int y_path_source_rows(Call& c, unsigned h, unsigned dh, int filter, unsigned r0, unsigned r1, unsigned& lo, unsigned& hi)
{
    const unsigned ca = r0 >= 2 ? r0 - 2 : 0, cb = std::min(dh, r1 + 2);
    const unsigned ua = ca >= 4 ? ca - 4 : 0, ub = std::min(dh, cb + 4);
    if (h == dh) { lo = ua; hi = ub; return SRCNN_OK; }
    TableRef tv;
    int rc = get_table(c, filter, dh, h, tv);
    if (rc) return rc;
    tv->source_span(ua, ub, lo, hi);
    hi = std::min(hi, h);
// ... 85 lines not shown
        {
            StageTimer t(SRCNN_STAGE_RESAMPLE, c);
            if ((rc = resample_window(c, d_in, in_stride, in_x0, in_y0, w, h, dw, dh, filter, uax, ubx, ua, ub, ws.up.data()))) return rc;
        }
        {
            StageTimer t(SRCNN_STAGE_CONV12, c);
            launch_fused_f16(ws.up.data(), (int)Ww, (int)dh, (int)ua, (int)(ub - ua), ws.win.data(), (int)r0, (int)(r1 - r0), cx.fused_w.data(),
                             cx.num_cus, c.s);
        }
        launch_window_copy(interior, Ww, d_out, out_stride, (int)(x1 - x0), (int)(r1 - r0), c.s);
        HIP_TRY(hipGetLastError());
        return SRCNN_OK;
    }
#endif
    if ((rc = ws.grow(ws.c2, (size_t)C2N * Ww * (cb - ca)))) return rc;
    TraceRange tr("srcnn y_path rect [%u,%u)x[%u,%u) of %ux%u", x0, x1, r0, r1, dw, dh);
    {
        StageTimer t(SRCNN_STAGE_RESAMPLE, c);
        if ((rc = resample_window(c, d_in, in_stride, in_x0, in_y0, w, h, dw, dh, filter, uax, ubx, ua, ub, ws.up.data()))) return rc;
    }
    const size_t plane = (size_t)Ww * (cb - ca);
    {
        StageTimer t(SRCNN_STAGE_CONV12, c);
        run_conv12(c, ws.up.data(), (int)Ww, (int)dh, (int)ua, (int)(ub - ua), ws.c2.data(), plane, (int)ca, (int)(cb - ca));
    }
    {
        StageTimer t(SRCNN_STAGE_CONV3, c);
        launch_layer3(ws.c2.data(), plane, (int)Ww, (int)dh, (int)ca, (int)(cb - ca), ws.win.data(), (int)r0, (int)(r1 - r0), c.relax(), c.s);
    }
    launch_window_copy(interior, Ww, d_out, out_stride, (int)(x1 - x0), (int)(r1 - r0), c.s);
    if (const hipError_t e = hipGetLastError(); e != hipSuccess) {
        ws.queue_dirty = true;
        return fail(SRCNN_E_HIP, "y_path_rect: %s", hipGetErrorString(e));
    }
    return SRCNN_OK;
}

}

int y_path_rect(Call& c, const float* d_in, size_t in_stride, unsigned in_x0, unsigned in_y0, unsigned w, unsigned h, unsigned dw,
                unsigned dh, int filter, unsigned x0, unsigned y0, unsigned x1, unsigned y1, float* d_out, size_t out_stride, bool whole_plane)
{
    if (x1 > dw || x0 >= x1 || y1 > dh || y0 >= y1) return fail(SRCNN_E_ARG, "rect [%u,%u)x[%u,%u) outside %ux%u", x0, x1, y0, y1, dw, dh);
    if (dh > (1u << 20) || h > (1u << 20) || dw > 0x7fffffu || (y1 - y0) > 65535u * 16u)
        return fail(SRCNN_E_UNSUPPORTED, "output %ux%u too large", dw, dh);
    if (x0 == 0 && x1 == dw && whole_plane && in_x0 == 0 && in_y0 == 0 && in_stride == w && out_stride == dw)
        return y_path_range(c, d_in, w, h, dw, dh, filter, y0, y1, d_out);
// ... 421 lines not shown

extern "C++" {
namespace srcnn {

int check_rect_geometry(unsigned w, unsigned h, unsigned dw, unsigned dh, int filter, unsigned x0, unsigned y0, unsigned rw, unsigned rh)
{
    if (w == 0 || h == 0 || rw == 0 || rh == 0) return fail(SRCNN_E_ARG, "zero dimension (%ux%u, rect %ux%u)", w, h, rw, rh);
    if (dw == 0 || dh == 0) return fail(SRCNN_E_SCALE, "scaled size %ux%u", dw, dh);
    if (filter < 0 || filter > 4) return fail(SRCNN_E_ARG, "bad filter %d", filter);
    if ((unsigned long long)x0 + rw > dw || (unsigned long long)y0 + rh > dh)
        return fail(SRCNN_E_ARG, "rect %ux%u at (%u,%u) is not inside the %ux%u output", rw, rh, x0, y0, dw, dh);
    return SRCNN_OK;
}

int check_rect_limits(unsigned w, unsigned h, unsigned dw, unsigned dh, unsigned rh)
{
    if (h > (1u << 20) || dh > (1u << 20) || dw > 0x7fffffu || rh > 65535u * 16u || (unsigned long long)w * h > 0x7fffffffULL)
        return fail(SRCNN_E_UNSUPPORTED, "%ux%u -> %ux%u is beyond the Y path's limits", w, h, dw, dh);
    return SRCNN_OK;
}

void run_layers12(const Call& c, const float* Y, int W, int H, int y_row_base, int y_rows, float* C2, size_t plane, int row0, int rows)
{
    run_conv12(c, Y, W, H, y_row_base, y_rows, C2, plane, row0, rows);
}

}
}

int srcnn_rect_abi_version(void) { return SRCNN_AMD_RECT_VERSION; }

int srcnn_y_path_rect_source(unsigned w, unsigned h, unsigned dw, unsigned dh, int filter, unsigned x0, unsigned y0, unsigned rw,
                             unsigned rh, unsigned* sx0, unsigned* sy0, unsigned* sw, unsigned* sh)
{
    int rc;
    if ((rc = check_rect_geometry(w, h, dw, dh, filter, x0, y0, rw, rh))) return rc;
    if ((rc = check_rect_limits(w, h, dw, dh, rh))) return rc;
    unsigned lx, hx, ly, hy;
    y_path_rect_source_span(w, h, dw, dh, filter, x0, y0, x0 + rw, y0 + rh, lx, hx, ly, hy);
    if (sx0) *sx0 = lx;
    if (sy0) *sy0 = ly;
    if (sw) *sw = hx - lx;
    if (sh) *sh = hy - ly;
    return SRCNN_OK;
}

int srcnn_y_path_rect_f32_dev(const float* d_in, size_t in_pitch, unsigned w, unsigned h, unsigned dw, unsigned dh, int filter,
// ... 135 lines not shown

int srcnn_conv3_f32_dev(const float* d_c2, unsigned w, unsigned h, float* d_out, void* stream)
{
    int rc;
    if ((rc = check_plane(d_c2, w, h, d_out))) return rc;
    if (h > 65535u * 16u) return fail(SRCNN_E_UNSUPPORTED, "too many rows");
    if (!ctx_for_stream(stream)) return SRCNN_E_NODEVICE;
    Call c;
    c.mode = G.mode.load();
    launch_layer3(d_c2, (size_t)w * h, (int)w, (int)h, 0, (int)h, d_out, 0, (int)h, c.relax(), (hipStream_t)stream);
    HIP_TRY(hipGetLastError());
    return SRCNN_OK;
}
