#ifndef PT_TRACE_UNIT_DIR
#define PT_TRACE_UNIT_DIR 1
#endif
template <bool DET_BOUNDED, int LDS_TABLE, int QUADS>
PTK_DEV void pt_trace_body(const PtTraceParams& P)
{
    const unsigned lane = pt_lane_id();
    pt_const_f32p T = (pt_const_f32p)(const float*)P.tris;
    const int ntri = P.ntri;
    if (LDS_TABLE == 1) {
        pt_lds_table_load(P.tris, ntri);
        __syncthreads();
    }
    const unsigned wave_in_wg = pt_wave_in_wg();
    constexpr unsigned NW = pt_hit_words<LDS_TABLE>();
    float4* pool = reinterpret_cast<float4*>(pt_lds_tab + pt_lds_pools<LDS_TABLE>(ntri) + wave_in_wg * pt_pool_dwords<LDS_TABLE>());
    unsigned pool_n = 0u;
    PtTail tl = pt_tail_init((pt_lds_u32*)pt_lds_tab + pt_lds_tails<LDS_TABLE>(ntri) + (threadIdx.x >> 6) * pt_lds_tail_dw<LDS_TABLE>(),
                             pt_lds_tiles<LDS_TABLE>(ntri) + (threadIdx.x >> 6) * PT_LDS_TILE_DW, lane);

    PtWaveQueue q = { 0u, 0u, 0u, 0u, 0u, 0u, 0u, 0u };
    pt_lanes alive = 0ull;
    PtPath s = pt_path_idle();
    PtHit h = { 0.0f, 0.0f, -1 };
    pt_lanes ended = 0ull;
    unsigned n_rays = 0, n_samples = 0, n_carried = 0;
    const unsigned wave = pt_wave();
    if (wave < P.carry_in_waves) {
        bool resumed = false;
        pt_carry_hit_load<true, NW>(P, pt_carry_region(P.carry, wave, PT_CARRY_HIT_STRIDE_DW), lane, s, h, resumed, q, n_rays, n_samples, n_carried);
        alive = PT_LANES(resumed);
    }
    q.g = wave & (PT_QUEUE_SHARDS - 1u);
#if PT_STAMPS
    unsigned long long t0 = 0, t1 = 0, t2 = 0, t3 = 0, c_regen = 0, c_loop = 0, c_shade = 0, c_iters = 0, c_steps = 0, c_p1 = 0;
#endif

    for (;;) {
        PT_STAMP(t0);
        {
            const pt_lanes missed = alive & PT_LANES(h.hidx < 0);
            if (PT_ON(missed)) pt_shade_miss(s);
            const pt_lanes over = missed | ended;
            if (PT_ON(over)) pt_path_finish(s);
            n_samples += (unsigned)__popcll(over);
            alive &= ~missed;
            ended = 0ull;
        }
        bool fresh = false;
        bool primary = false;
        unsigned pix0 = 0u;
        if (~alive != 0ull) {
            if (pool_n == 0u && (unsigned)__popcll(alive) <= (unsigned)PT_POOL) {
                const int next = pt_queue_next<true>(P, lane, q, s, alive);
                if (next != 0) {
                    pt_pool_push<NW>(pool, pool_n, s, h, alive);
                    if (next == 2) break;
                    primary = pt_start_fresh<true>(P, lane, q, s, alive, pix0);
                    fresh = true;
                }
            }
            if (!fresh) pt_pool_pop<NW>(pool, pool_n, s, h, alive);
        }
        if (!fresh && alive == 0ull) break;
        PT_STAMP(t1);

        if (!fresh) {
            bool finished = false;
            if (PT_ON(alive)) finished = pt_shade_hit<DET_BOUNDED, true>(P, s, s.o, h.hu, h.hv, h.hidx);
            ended = PT_LANES(finished);
            alive &= ~ended;
        }
        PT_STAMP(t2);

        float tmax = 1e20f, hu = 0.0f, hv = 0.0f;
        int hidx = -1;
        unsigned p2steps = 0;
        n_rays += (unsigned)__popcll(alive);
        if (alive == 0ull) {
        } else if (QUADS == 3 && DET_BOUNDED && primary && P.pmask != nullptr)
            p2steps = pt_intersect_primary<DET_BOUNDED, LDS_TABLE>(T, P.tris, ntri, s.o, s.d, PT_ON(alive), tmax, hu, hv, hidx, P.pmask[pix0 + lane], tl, lane,
                                                                   PT_VALIDATE_FILTER && P.stats ? P.stats + 2 : nullptr);
        else
            p2steps = pt_intersect_two_pass<DET_BOUNDED, LDS_TABLE, QUADS, PT_TRACE_UNIT_DIR != 0>(T, P.tris, ntri, s.o, s.d, PT_ON(alive), tmax, hu, hv, hidx,
                                                                                          P.quad_delta1, P.ray_radius,
                                                                                          (pt_const_f32p)P.p1tab, P.p1_lo, P.p1_hi, pt_anchor(), tl, lane,
                                                                                          PT_VALIDATE_FILTER && P.stats ? P.stats + 2 : nullptr,
#if PT_STAMPS
                                                                                          &c_p1
#else
                                                                                          nullptr
#endif
                                                                                          );
#if PT_STAMPS
        c_steps += p2steps;
#else
        (void)p2steps;
#endif

        s.o = add3(s.o, scale3(s.d, tmax));
        h.hu = hu; h.hv = hv; h.hidx = hidx;
#if PT_STAMPS
        PT_STAMP(t3);
        c_regen += t1 - t0; c_shade += t2 - t1; c_loop += t3 - t2; c_iters++;
#endif
    }

#if PT_STAMPS
    if (P.stats && lane == 0) {
        atomicAdd(&P.stats[2], c_regen);
        atomicAdd(&P.stats[3], c_loop);
        atomicAdd(&P.stats[4], c_shade);
        atomicAdd(&P.stats[5], c_iters);
        atomicAdd(&P.stats[7], c_steps);
        atomicAdd(&P.stats[6], c_p1);
    }
#endif
    {
        const pt_kargs_p K = pt_kargs();
        if (K->carry_out != 0u) {
            pt_carry_store<NW>(pt_carry_region(K->carry, wave, PT_CARRY_HIT_STRIDE_DW), lane, pool, pool_n, q, n_rays, n_samples, n_carried);
            return;
        }
    }
#if !PT_STAMPS && !PT_VALIDATE_FILTER
    if (P.stats && lane == 0 && n_carried != 0u) atomicAdd(&P.stats[7], (unsigned long long)n_carried);
#endif
    pt_flush_counters(P, lane, n_rays, n_samples);
}

#ifndef PT_TRACE_WAVES
#define PT_TRACE_WAVES 8
#endif
template <bool DET_BOUNDED, int LDS_TABLE, int QUADS>
__global__ __launch_bounds__(PT_TRACE_THREADS) __attribute__((amdgpu_waves_per_eu(PT_TRACE_WAVES, PT_TRACE_WAVES)))
void pt_trace_kernel(const PtTraceParams P)
{
    pt_trace_body<DET_BOUNDED, LDS_TABLE, QUADS>(P);
}

template <bool DET_BOUNDED>
__global__ __launch_bounds__(PT_TRACE_THREADS) __attribute__((amdgpu_waves_per_eu(6, 6)))
void pt_trace_tiled_kernel(const PtTraceParams P)
{
    pt_trace_body<DET_BOUNDED, 2, 0>(P);
}

#ifndef PT_BVH_STACK
#define PT_BVH_STACK 64
#endif
#ifndef PT_BVH_LDS_STACK
#define PT_BVH_LDS_STACK 8
#endif
#ifndef PT_BVH_REFILL
#define PT_BVH_REFILL 40
#endif

#define PT_BVH_TAIL_DW (128u + PT_TAIL_LIST)
__host__ __device__ __forceinline__ unsigned pt_bvh_lds_stacks() { return PT_BVH_BIG_MAX * PT_LDS_TRI_STRIDE; }
__host__ __device__ __forceinline__ unsigned pt_bvh_lds_tails() { return pt_bvh_lds_stacks() + 2 * PT_BVH_LDS_STACK * PT_TRACE_THREADS; }
__host__ __device__ __forceinline__ unsigned pt_bvh_lds_nxt() { return pt_bvh_lds_tails() + (PT_TRACE_THREADS / 64) * PT_BVH_TAIL_DW; }
__host__ __device__ __forceinline__ unsigned pt_bvh_lds_total() { return pt_bvh_lds_nxt() + 2048u / 4u; }

template <bool LATE>
PTK_DEV void pt_regenerate_lanes(const PtTraceParams& P, unsigned lane, PtWaveQueue& q, PtPath& s, bool& alive)
// ... 2410 lines not shown

__global__ __launch_bounds__(PT_LIGHT_SCAN_BLOCK) void pt_adaptive_scatter_kernel(const PtPixelMoments* __restrict__ moments, uint32_t npix,
                                                                                  const PtAdaptiveRule R, const uint64_t* __restrict__ tile_sums,
                                                                                  uint2* __restrict__ slots)
{
    __shared__ uint64_t lds[PT_LIGHT_SCAN_BLOCK];
    const uint64_t first = (uint64_t)blockIdx.x * PT_LIGHT_SCAN_TILE + threadIdx.x * PT_LIGHT_SCAN_ITEMS;
    uint32_t frame[PT_LIGHT_SCAN_ITEMS];
    unsigned active = 0u;
    for (unsigned k = 0; k < PT_LIGHT_SCAN_ITEMS; ++k) {
        uint64_t taken = 0ull;
        if (first + k < (uint64_t)npix && pt_adaptive_active(moments[first + k], R, &taken)) active |= 1u << k;
        frame[k] = (uint32_t)taken;
    }
    uint64_t total;
    uint64_t at = tile_sums[blockIdx.x] + pt_light_block_scan((uint64_t)__popc(active), lds, &total);
    for (unsigned k = 0; k < PT_LIGHT_SCAN_ITEMS; ++k)
        if (active & (1u << k)) slots[at++] = make_uint2((uint32_t)(first + k), frame[k]);
}

hipError_t ptk_fold_list(const PtFoldListParams& p, hipStream_t s)
{
    if (p.num_listed == 0 || p.frame_count <= 0) return hipSuccess;
    hipLaunchKernelGGL(pt_fold_list_kernel, dim3((unsigned)(((size_t)p.num_listed * 3 + 255) / 256)), dim3(256), 0, s, p);
    return hipGetLastError();
}

hipError_t ptk_sample_moments_list(const float* samples, PtPixelMoments* moments, const uint2* slots, uint32_t num_listed, uint32_t npix,
                                   int32_t frames, hipStream_t s)
{
    if (num_listed == 0 || npix == 0 || frames <= 0) return hipSuccess;
    hipLaunchKernelGGL(pt_sample_moments_list_kernel, dim3((unsigned)(((uint64_t)num_listed + 255u) / 256u)), dim3(256), 0, s, samples, moments, slots,
                       num_listed, npix, frames);
    return hipGetLastError();
}

hipError_t ptk_adaptive_select(const PtPixelMoments* moments, uint32_t npix, const PtAdaptiveRule& rule, void* list, hipStream_t s)
{
    if (npix == 0) return hipMemsetAsync(list, 0, 16, s);
    const unsigned ntiles = (unsigned)PT_LIGHT_TABLE_TILES(npix);
    uint2* slots = reinterpret_cast<uint2*>(static_cast<char*>(list) + 16);
    uint64_t* tile_sums = reinterpret_cast<uint64_t*>(slots + npix);
    hipLaunchKernelGGL(pt_adaptive_count_kernel, dim3(ntiles), dim3(PT_LIGHT_SCAN_BLOCK), 0, s, moments, npix, rule, tile_sums);
    hipLaunchKernelGGL(pt_adaptive_tiles_kernel, dim3(1), dim3(PT_LIGHT_SCAN_BLOCK), 0, s, tile_sums, ntiles, static_cast<uint32_t*>(list));
    hipLaunchKernelGGL(pt_adaptive_scatter_kernel, dim3(ntiles), dim3(PT_LIGHT_SCAN_BLOCK), 0, s, moments, npix, rule, tile_sums, slots);
    return hipGetLastError();
}

hipError_t ptk_prep_triangles(const PtRawTriangle* raw, PtPrepTriangle* out, int ntri, unsigned int* det_bound_bits,
                              hipStream_t s)
{
    hipError_t e = hipMemsetAsync(det_bound_bits, 0, PT_PREP_WORDS * sizeof(unsigned int), s);
    if (e != hipSuccess || ntri <= 0) return e;
    hipLaunchKernelGGL(pt_prep_kernel, dim3((ntri + 255) / 256), dim3(256), 0, s, raw, out, ntri, det_bound_bits);
    return hipGetLastError();
}

hipError_t ptk_prep_quad_margins(PtPrepTriangle* out, int ntri, float diameter, float delta1, float* p1tab, const float anchor[3], hipStream_t s)
{
    if (ntri < 2) return hipSuccess;
    const int pairs = ntri / 2;
    hipLaunchKernelGGL(pt_prep_quad_margins_kernel, dim3((pairs + 255) / 256), dim3(256), 0, s, out, ntri, diameter, delta1);
    if (p1tab) {
        const int qpairs = (pairs + 1) / 2;
        hipLaunchKernelGGL(pt_prep_p1tab_kernel, dim3((qpairs + 255) / 256), dim3(256), 0, s, out, ntri, diameter, p1tab, anchor[0], anchor[1], anchor[2]);
    }
    return hipGetLastError();
}

hipError_t ptk_primary_masks(const PtTraceParams& p, hipStream_t s)
{
    if (!p.pmask || p.npix_local == 0) return hipSuccess;
    PtMaskParams m;
    m.tris = p.tris;
    m.out = const_cast<uint2*>(p.pmask);
    m.width = p.width; m.height = p.height; m.ntri = p.ntri;
    m.stripe_rows = p.stripe_rows; m.n_ranks = p.n_ranks; m.rank = p.rank;
    m.npix_local = p.npix_local;
    m.cam = p.cam;
    hipLaunchKernelGGL(pt_primary_mask_kernel, dim3((p.npix_local + 255u) / 256u), dim3(256), 0, s, m);
    return hipGetLastError();
}

hipError_t ptk_trace(const PtTraceParams& p, int num_blocks, PtSearchMode m, bool tally, bool wide, hipStream_t s)
{
    const bool q3 = m.quads == 3;
    void (*kernel)(const PtTraceParams);
    if (m.bvh && wide)
        kernel = tally ? (m.det_bounded ? (q3 ? pt_trace_bvh_kernel<true, true, 3, true> : pt_trace_bvh_kernel<true, true, 0, true>) : pt_trace_bvh_kernel<false, true, 0, true>)
                       : (m.det_bounded ? (q3 ? pt_trace_bvh_kernel<true, false, 3, true> : pt_trace_bvh_kernel<true, false, 0, true>) : pt_trace_bvh_kernel<false, false, 0, true>);
    else if (m.bvh)
        kernel = tally ? (m.det_bounded ? (q3 ? pt_trace_bvh_kernel<true, true, 3> : pt_trace_bvh_kernel<true, true, 0>) : pt_trace_bvh_kernel<false, true, 0>)
                       : (m.det_bounded ? (q3 ? pt_trace_bvh_kernel<true, false, 3> : pt_trace_bvh_kernel<true, false, 0>) : pt_trace_bvh_kernel<false, false, 0>);
    else if (p.ntri <= PT_LDS_TRI_MAX)
        kernel = m.det_bounded ? (q3 ? pt_trace_kernel<true, 1, 3> : pt_trace_kernel<true, 1, 0>) : pt_trace_kernel<false, 1, 0>;
    else
        kernel = m.det_bounded ? pt_trace_tiled_kernel<true> : pt_trace_tiled_kernel<false>;
    const size_t lds = m.bvh ? ptk_trace_bvh_lds_bytes() : ptk_trace_lds_bytes(p.ntri);
    hipLaunchKernelGGL(kernel, dim3(num_blocks), dim3(PT_TRACE_THREADS), lds, s, p);
    return hipGetLastError();
}

hipError_t ptk_fold(const PtFoldParams& p, hipStream_t s)
{
    if (p.npix_local == 0) return hipSuccess;
    hipLaunchKernelGGL(pt_fold_kernel, dim3((unsigned)(((size_t)p.npix_local * 3 + 255) / 256)), dim3(256), 0, s, p);
    return hipGetLastError();
}

hipError_t ptk_assemble_stripes(const float4* gathered, float4* image, int width, int height, int stripe_rows,
                                int n_ranks, int slab_rows, hipStream_t s)
{
    size_t total = (size_t)width * height;
    if (total == 0) return hipSuccess;
    hipLaunchKernelGGL(pt_assemble_kernel, dim3((unsigned)((total + 255) / 256)), dim3(256), 0, s, gathered, image,
                       width, height, stripe_rows, n_ranks, slab_rows);
    return hipGetLastError();
}

hipError_t ptk_tonemap_ppm(const float4* fb, int32_t* rgb, size_t npix, hipStream_t s)
{
    if (npix == 0) return hipSuccess;
    hipLaunchKernelGGL(pt_tonemap_kernel, dim3((unsigned)((npix + 255) / 256)), dim3(256), 0, s, fb, rgb, npix);
    return hipGetLastError();
}

hipError_t ptk_fold_check(unsigned long long* out, int mode, unsigned first, unsigned long long count, hipStream_t s)
{
    if (count == 0) return hipSuccess;
    const unsigned long long want = (count + 255) / 256;
    hipLaunchKernelGGL(pt_fold_check_kernel, dim3((unsigned)(want < 65536ull ? want : 65536ull)), dim3(256), 0, s, out, mode, first, count);
    return hipGetLastError();
}

hipError_t ptk_shade_check(unsigned long long* out, int mode, unsigned first, unsigned long long count, hipStream_t s)
{
    if (count == 0) return hipSuccess;
    const unsigned long long want = (count + 255) / 256;
    hipLaunchKernelGGL(pt_shade_check_kernel, dim3((unsigned)(want < 65536ull ? want : 65536ull)), dim3(256), 0, s, out, mode, first, count);
    return hipGetLastError();
}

#### [Your instructions]
Starting from the records above, copy each line where the string "PtTraceParams" is found.

#### [Answer box]
PTK_DEV void pt_trace_body(const PtTraceParams& P)
void pt_trace_kernel(const PtTraceParams P)
void pt_trace_tiled_kernel(const PtTraceParams P)
PTK_DEV void pt_regenerate_lanes(const PtTraceParams& P, unsigned lane, PtWaveQueue& q, PtPath& s, bool& alive)
hipError_t ptk_primary_masks(const PtTraceParams& p, hipStream_t s)
hipError_t ptk_trace(const PtTraceParams& p, int num_blocks, PtSearchMode m, bool tally, bool wide, hipStream_t s)
    void (*kernel)(const PtTraceParams);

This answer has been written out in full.